Material supplied –
void clipper_hip_destroy(clipper_hip_t* h) try {
  if (!h) return;
  for (auto& s : h->sh) {
    hipSetDevice(s.device);
    if (s.stream) hipStreamSynchronize(s.stream);
  }
  if (h->comm && g_rccl.CommDestroy) g_rccl.CommDestroy(h->comm);
  sub_free(h);
  for (auto& s : h->sh) {
    free_shard_buffers(s);
    if (s.ev_reduced) hipEventDestroy(s.ev_reduced);
    if (s.ev_copied) hipEventDestroy(s.ev_copied);
    if (s.stream) hipStreamDestroy(s.stream);
  }
  if (!h->sh.empty()) hipSetDevice(h->sh[0].device);
  for (hipEvent_t e : h->ev_pairs) hipEventDestroy(e);
  for (hipEvent_t e : h->ev_xchg) hipEventDestroy(e);
  if (h->ev_poll[0]) hipEventDestroy(h->ev_poll[0]);
  if (h->ev_poll[1]) hipEventDestroy(h->ev_poll[1]);
  if (h->host_state) hipHostFree(h->host_state);
  if (h->mirror) hipHostFree(h->mirror);
  if (h->kind) hipHostFree(h->kind);
  if (h->u_pinned) hipHostFree(h->u_pinned);
  if (h->stamps_dev) hipFree(h->stamps_dev);
  if (h->xchg_send) hipHostFree(h->xchg_send);
  if (h->xchg_recv) hipHostFree(h->xchg_recv);
  if (h->ev_aff[0]) hipEventDestroy(h->ev_aff[0]);
  if (h->ev_aff[1]) hipEventDestroy(h->ev_aff[1]);
  if (h->csc_hLq) hipHostFree(h->csc_hLq);
  if (h->csc_hctl) hipHostFree(h->csc_hctl);
  if (h->csc_htotal) hipHostFree(h->csc_htotal);
  resident_free(h);
  rvr_free(h);
  if (h->csc_hwork) hipHostFree(h->csc_hwork);
  if (h->rv_count) hipHostFree(h->rv_count);
  if (h->rv_desc_host) hipHostFree(h->rv_desc_host);
  delete h;
} CLIPPER_HIP_GUARD_VOID


int clipper_hip_stage_inputs(clipper_hip_t* h, const double* D1, int d, int64_t n1,
                             const double* D2, int64_t n2, const int32_t* A, int64_t m) try {
  return stage_inputs(h, D1, d, n1, D2, n2, A, m);
} CLIPPER_HIP_GUARD_INT

int clipper_hip_affinity_euclidean_staged(clipper_hip_t* h, double sigma, double epsilon,
                                          double mindist, double affinityeps) try {
  if (!h) return fail(CLIPPER_HIP_E_INVALID, "invalid argument");
  if (h->staged_d < 1) return fail(CLIPPER_HIP_E_STATE, "clipper_hip_stage_inputs not called");
  const EuclidParams prm{sigma, epsilon, mindist, affinityeps};
  const int64_t mm = h->m, W = h->W, pstride = h->staged_pstride;
  const int d = h->staged_d;
  h->fill_kind = 1;
  h->fill_e = prm;
  h->fill_n = PointNormalParams{};
  h->fill_E2 = guarded_threshold_sq(guarded_threshold(epsilon, h->staged_maxabs, d));
  return run_affinity(h, use_sym_fill(h) && (d == 2 || d == 3), [&](Shard& s) {
    dim3 grid(static_cast<unsigned>(ceil_div(W, 1024)),
              static_cast<unsigned>(ceil_div(mm, AFF_ROWS_PER_BLK))),
        block(256);
    const int64_t c0 = static_cast<int64_t>(s.slot) * W;
    const int32_t* A0 = s.Adev;
    const int32_t* A1 = s.Adev + mm;
#define LAUNCH_EUCLID(T, D)                                                                 \
  hipLaunchKernelGGL((k_affinity_euclid<T, D>), grid, block, 0, s.stream,                   \
                     static_cast<T*>(s.S), W, mm, c0, AFF_ROWS_PER_BLK, d, s.P1, s.P2, pstride, \
                     A0, A1, prm)
#define LAUNCH_EUCLID_COMPACT(T, D)                                                         \
  hipLaunchKernelGGL((k_affinity_euclid_compact<T, D>), grid, block, 0, s.stream,           \
                     static_cast<T*>(s.S), W, mm, c0, AFF_ROWS_PER_BLK, s.P1, s.P2, s.P1f,  \
                     s.P2f, pstride, A0, A1, prm, thr)
    const float thr = guarded_threshold(epsilon, h->staged_maxabs, d);
    if (use_sym_fill(h) && (d == 2 || d == 3)) {
      const int nT = static_cast<int>(ceil_div(mm, AT));
      dim3 g(static_cast<unsigned>(static_cast<int64_t>(nT) * (nT + 1) / 2));
      const PointNormalParams none{};
      const float E2 = guarded_threshold_sq(thr);
      if (h->storage == CLIPPER_HIP_STORE_F64) {
        if (d == 3)
          launch_sym<double>(k_affinity_sym<3, false, double>, g, s.stream, static_cast<double*>(nullptr), W, mm, nT, s,
                             pstride, A0, A1, prm, none, E2, h->csc_out);
        else
          launch_sym<double>(k_affinity_sym<2, false, double>, g, s.stream, static_cast<double*>(nullptr), W, mm, nT, s,
                             pstride, A0, A1, prm, none, E2, h->csc_out);
      } else if (d == 3)
        launch_sym<float>(k_affinity_sym<3, false>, g, s.stream, static_cast<float*>(s.S), W, mm, nT, s,
                          pstride, A0, A1, prm, none, E2, h->csc_out);
      else
        launch_sym<float>(k_affinity_sym<2, false>, g, s.stream, static_cast<float*>(s.S), W, mm, nT, s,
                          pstride, A0, A1, prm, none, E2, h->csc_out);
      h->csc_emitted = (h->csc_out.Pre != nullptr);
      return;
    }
    const bool compact = !h->plain_affinity && (d == 2 || d == 3);
    if (h->storage == CLIPPER_HIP_STORE_F64) {
      if (compact && d == 3) LAUNCH_EUCLID_COMPACT(double, 3);
      else if (compact && d == 2) LAUNCH_EUCLID_COMPACT(double, 2);
      else if (d == 3) LAUNCH_EUCLID(double, 3);
      else if (d == 2) LAUNCH_EUCLID(double, 2);
      else LAUNCH_EUCLID(double, 0);
    } else {
      if (compact && d == 3) LAUNCH_EUCLID_COMPACT(float, 3);
      else if (compact && d == 2) LAUNCH_EUCLID_COMPACT(float, 2);
      else if (d == 3) LAUNCH_EUCLID(float, 3);
      else if (d == 2) LAUNCH_EUCLID(float, 2);
      else LAUNCH_EUCLID(float, 0);
    }
#undef LAUNCH_EUCLID_COMPACT
#undef LAUNCH_EUCLID
  });
} CLIPPER_HIP_GUARD_INT

int clipper_hip_affinity_pointnormal_staged(clipper_hip_t* h, double sigp, double epsp,
                                            double sign, double epsn, double affinityeps) try {
  if (!h) return fail(CLIPPER_HIP_E_INVALID, "invalid argument");
  if (h->staged_d != 6)
    return fail(CLIPPER_HIP_E_STATE, "PointNormalDistance needs staged inputs with d == 6");
  const PointNormalParams prm{sigp, epsp, sign, epsn, affinityeps};
  const int64_t mm = h->m, W = h->W, pstride = h->staged_pstride;
  h->fill_kind = 2;
  h->fill_e = EuclidParams{};
  h->fill_n = prm;
  h->fill_E2 = guarded_threshold_sq(guarded_threshold(epsp, h->staged_maxabs, 3));
  return run_affinity(h, use_sym_fill(h), [&](Shard& s) {
    dim3 grid(static_cast<unsigned>(ceil_div(W, 1024)),
              static_cast<unsigned>(ceil_div(mm, AFF_ROWS_PER_BLK))),
        block(256);
    const int64_t c0 = static_cast<int64_t>(s.slot) * W;
    const float thr = guarded_threshold(epsp, h->staged_maxabs, 3);
    if (use_sym_fill(h)) {
      const int nT = static_cast<int>(ceil_div(mm, AT));
      dim3 g(static_cast<unsigned>(static_cast<int64_t>(nT) * (nT + 1) / 2));
      const EuclidParams none{};
      if (h->storage == CLIPPER_HIP_STORE_F64)
        launch_sym<double>(k_affinity_sym<3, true, double>, g, s.stream, static_cast<double*>(nullptr), W, mm, nT, s,
                           pstride, s.Adev, s.Adev + mm, none, prm, guarded_threshold_sq(thr), h->csc_out);
      else
        launch_sym<float>(k_affinity_sym<3, true>, g, s.stream, static_cast<float*>(s.S), W, mm, nT, s,
                          pstride, s.Adev, s.Adev + mm, none, prm, guarded_threshold_sq(thr), h->csc_out);
      h->csc_emitted = (h->csc_out.Pre != nullptr);
      return;
    }
    if (h->plain_affinity) {
      if (h->storage == CLIPPER_HIP_STORE_F64)
        hipLaunchKernelGGL((k_affinity_pointnormal<double>), grid, block, 0, s.stream,
                           static_cast<double*>(s.S), W, mm, c0, AFF_ROWS_PER_BLK, s.P1, s.P2,
                           pstride, s.Adev, s.Adev + mm, prm);
      else
        hipLaunchKernelGGL((k_affinity_pointnormal<float>), grid, block, 0, s.stream,
                           static_cast<float*>(s.S), W, mm, c0, AFF_ROWS_PER_BLK, s.P1, s.P2,
                           pstride, s.Adev, s.Adev + mm, prm);
    } else {
      if (h->storage == CLIPPER_HIP_STORE_F64)
        hipLaunchKernelGGL((k_affinity_pointnormal_compact<double>), grid, block, 0, s.stream,
                           static_cast<double*>(s.S), W, mm, c0, AFF_ROWS_PER_BLK, s.P1, s.P2,
                           s.P1f, s.P2f, pstride, s.Adev, s.Adev + mm, prm, thr);
      else
        hipLaunchKernelGGL((k_affinity_pointnormal_compact<float>), grid, block, 0, s.stream,
                           static_cast<float*>(s.S), W, mm, c0, AFF_ROWS_PER_BLK, s.P1, s.P2,
                           s.P1f, s.P2f, pstride, s.Adev, s.Adev + mm, prm, thr);
    }
  });
} CLIPPER_HIP_GUARD_INT

int clipper_hip_affinity_euclidean(clipper_hip_t* h, const double* D1, int d, int64_t n1,
                                   const double* D2, int64_t n2, const int32_t* A, int64_t m,
                                   double sigma, double epsilon, double mindist,
                                   double affinityeps) try {
  const auto t0 = std::chrono::high_resolution_clock::now();
  int rc = stage_inputs(h, D1, d, n1, D2, n2, A, m);
  if (rc) return rc;
  rc = clipper_hip_affinity_euclidean_staged(h, sigma, epsilon, mindist, affinityeps);
  if (rc) return rc;
  h->tm.affinity_total_ms =
      std::chrono::duration<double, std::milli>(std::chrono::high_resolution_clock::now() - t0)
          .count();
  return 0;
} CLIPPER_HIP_GUARD_INT

int clipper_hip_affinity_pointnormal(clipper_hip_t* h, const double* D1, int d, int64_t n1,
                                     const double* D2, int64_t n2, const int32_t* A, int64_t m,
                                     double sigp, double epsp, double sign, double epsn,
                                     double affinityeps) try {
  if (d != 6) return fail(CLIPPER_HIP_E_INVALID, "PointNormalDistance needs d == 6");
  const auto t0 = std::chrono::high_resolution_clock::now();
  int rc = stage_inputs(h, D1, d, n1, D2, n2, A, m);
  if (rc) return rc;
  rc = clipper_hip_affinity_pointnormal_staged(h, sigp, epsp, sign, epsn, affinityeps);
  if (rc) return rc;
  h->tm.affinity_total_ms =
      std::chrono::duration<double, std::milli>(std::chrono::high_resolution_clock::now() - t0)
          .count();
  return 0;
} CLIPPER_HIP_GUARD_INT

int64_t clipper_hip_num_associations(const clipper_hip_t* h) try {
  return h ? h->m : 0;
} CLIPPER_HIP_GUARD_INT

int clipper_hip_get_associations(const clipper_hip_t* h, int32_t* A_out) try {
  if (!h || !A_out) return fail(CLIPPER_HIP_E_INVALID, "invalid argument");
  if (h->A.size() != static_cast<size_t>(2 * h->m))
    return fail(CLIPPER_HIP_E_STATE, "no association list is held");
  std::memcpy(A_out, h->A.data(), h->A.size() * sizeof(int32_t));
  return 0;
} CLIPPER_HIP_GUARD_INT


int clipper_hip_set_matrix(clipper_hip_t* h, const double* M, const double* C, int64_t m) try {
  if (!h || !M || !C || m < 1) return fail(CLIPPER_HIP_E_INVALID, "invalid argument");
  if (h->A.size() != static_cast<size_t>(2 * m)) h->A.clear();
  h->nodes.clear();
  h->has_matrix = false;
  h->csc_valid = false;
  h->fill_kind = 0;
  rowview_drop(h);
  int rc = ensure_problem(h, m);
  if (rc) return rc;
  h->has_matrix = false;
  h->csc_valid = false;
  if ((rc = ensure_dense(h, false))) return rc;
  const size_t bytes = static_cast<size_t>(m) * m * sizeof(double);
  const int64_t W = h->W;
  struct Temps {
    std::vector<std::pair<int, void*>> v;
    ~Temps() {
      for (auto& p : v) {
        hipSetDevice(p.first);
        hipFree(p.second);
      }
    }
    int alloc(int dev, void** p, size_t n) {
      HIPCHK(hipMalloc(p, n));
      v.emplace_back(dev, *p);
      return 0;
    }
  } tmp;
  std::vector<double*> dM(h->sh.size(), nullptr), dC(h->sh.size(), nullptr);
  std::vector<int*> dflag(h->sh.size(), nullptr);
  int mismatch = 0;
  const unsigned gy = static_cast<unsigned>(std::min<int64_t>(m, 65535));
  for (size_t k = 0; k < h->sh.size(); ++k) {
    Shard& s = h->sh[k];
    HIPCHK(hipSetDevice(s.device));
    if ((rc = tmp.alloc(s.device, reinterpret_cast<void**>(&dM[k]), bytes))) return rc;
    if ((rc = tmp.alloc(s.device, reinterpret_cast<void**>(&dC[k]), bytes))) return rc;
    if ((rc = tmp.alloc(s.device, reinterpret_cast<void**>(&dflag[k]), sizeof(int)))) return rc;
    HIPCHK(hipMemsetAsync(dflag[k], 0, sizeof(int), s.stream));
    HIPCHK(hipMemcpyAsync(dM[k], M, bytes, hipMemcpyHostToDevice, s.stream));
    HIPCHK(hipMemcpyAsync(dC[k], C, bytes, hipMemcpyHostToDevice, s.stream));
    if (s.Cs) {
      hipFree(s.Cs);
      s.Cs = nullptr;
    }
    dim3 grid(static_cast<unsigned>(ceil_div(W, 256)), gy), block(256);
    const int64_t c0 = static_cast<int64_t>(s.slot) * W;
    if (h->storage == CLIPPER_HIP_STORE_F64)
      hipLaunchKernelGGL((k_from_dense_upper<double>), grid, block, 0, s.stream,
                         static_cast<double*>(s.S), W, m, c0, dM[k], dC[k],
                         static_cast<double*>(nullptr), dflag[k]);
    else
      hipLaunchKernelGGL((k_from_dense_upper<float>), grid, block, 0, s.stream,
                         static_cast<float*>(s.S), W, m, c0, dM[k], dC[k],
                         static_cast<float*>(nullptr), dflag[k]);
    int f = 0;
    HIPCHK(hipMemcpyAsync(&f, dflag[k], sizeof(int), hipMemcpyDeviceToHost, s.stream));
    HIPCHK(hipStreamSynchronize(s.stream));
    HIPCHK(hipGetLastError());
    mismatch |= f;
  }
  if (h->world > 1 && !mismatch) {
    for (int64_t hi = 1; hi < m && !mismatch; ++hi)
      for (int64_t lo = 0; lo < hi; ++lo) {
        const double mv = M[lo + hi * m], cv = C[lo + hi * m];
        if (cv != ((mv != 0.0) ? 1.0 : 0.0)) {
          mismatch = 1;
          break;
        }
      }
  }
  h->explicitC = (mismatch != 0);
  plan_tiles(h);
  if (h->explicitC) {
    for (size_t k = 0; k < h->sh.size(); ++k) {
      Shard& s = h->sh[k];
      HIPCHK(hipSetDevice(s.device));
      HIPCHK(hipMalloc(&s.Cs, s.bytes_S));
      dim3 grid(static_cast<unsigned>(ceil_div(W, 256)), gy), block(256);
      const int64_t c0 = static_cast<int64_t>(s.slot) * W;
      if (h->storage == CLIPPER_HIP_STORE_F64)
        hipLaunchKernelGGL((k_from_dense_upper<double>), grid, block, 0, s.stream,
                           static_cast<double*>(s.S), W, m, c0, dM[k], dC[k],
                           static_cast<double*>(s.Cs), static_cast<int*>(nullptr));
      else
        hipLaunchKernelGGL((k_from_dense_upper<float>), grid, block, 0, s.stream,
                           static_cast<float*>(s.S), W, m, c0, dM[k], dC[k],
                           static_cast<float*>(s.Cs), static_cast<int*>(nullptr));
    }
  }
  if ((rc = sync_all(h))) return rc;
  if ((rc = csc_rebuild(h))) return rc;
  h->has_matrix = true;
  return 0;
} CLIPPER_HIP_GUARD_INT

Brief – Among the entries above, find the line with "#define LAUNCH_EUCLID_COMPACT(T, D)" and the line with "if (use_sym_fill(h) &&"; give again exactly these two lines and all lines between them.

Solution to the exercise –
#define LAUNCH_EUCLID_COMPACT(T, D)                                                         \
  hipLaunchKernelGGL((k_affinity_euclid_compact<T, D>), grid, block, 0, s.stream,           \
                     static_cast<T*>(s.S), W, mm, c0, AFF_ROWS_PER_BLK, s.P1, s.P2, s.P1f,  \
                     s.P2f, pstride, A0, A1, prm, thr)
    const float thr = guarded_threshold(epsilon, h->staged_maxabs, d);
    if (use_sym_fill(h) && (d == 2 || d == 3)) {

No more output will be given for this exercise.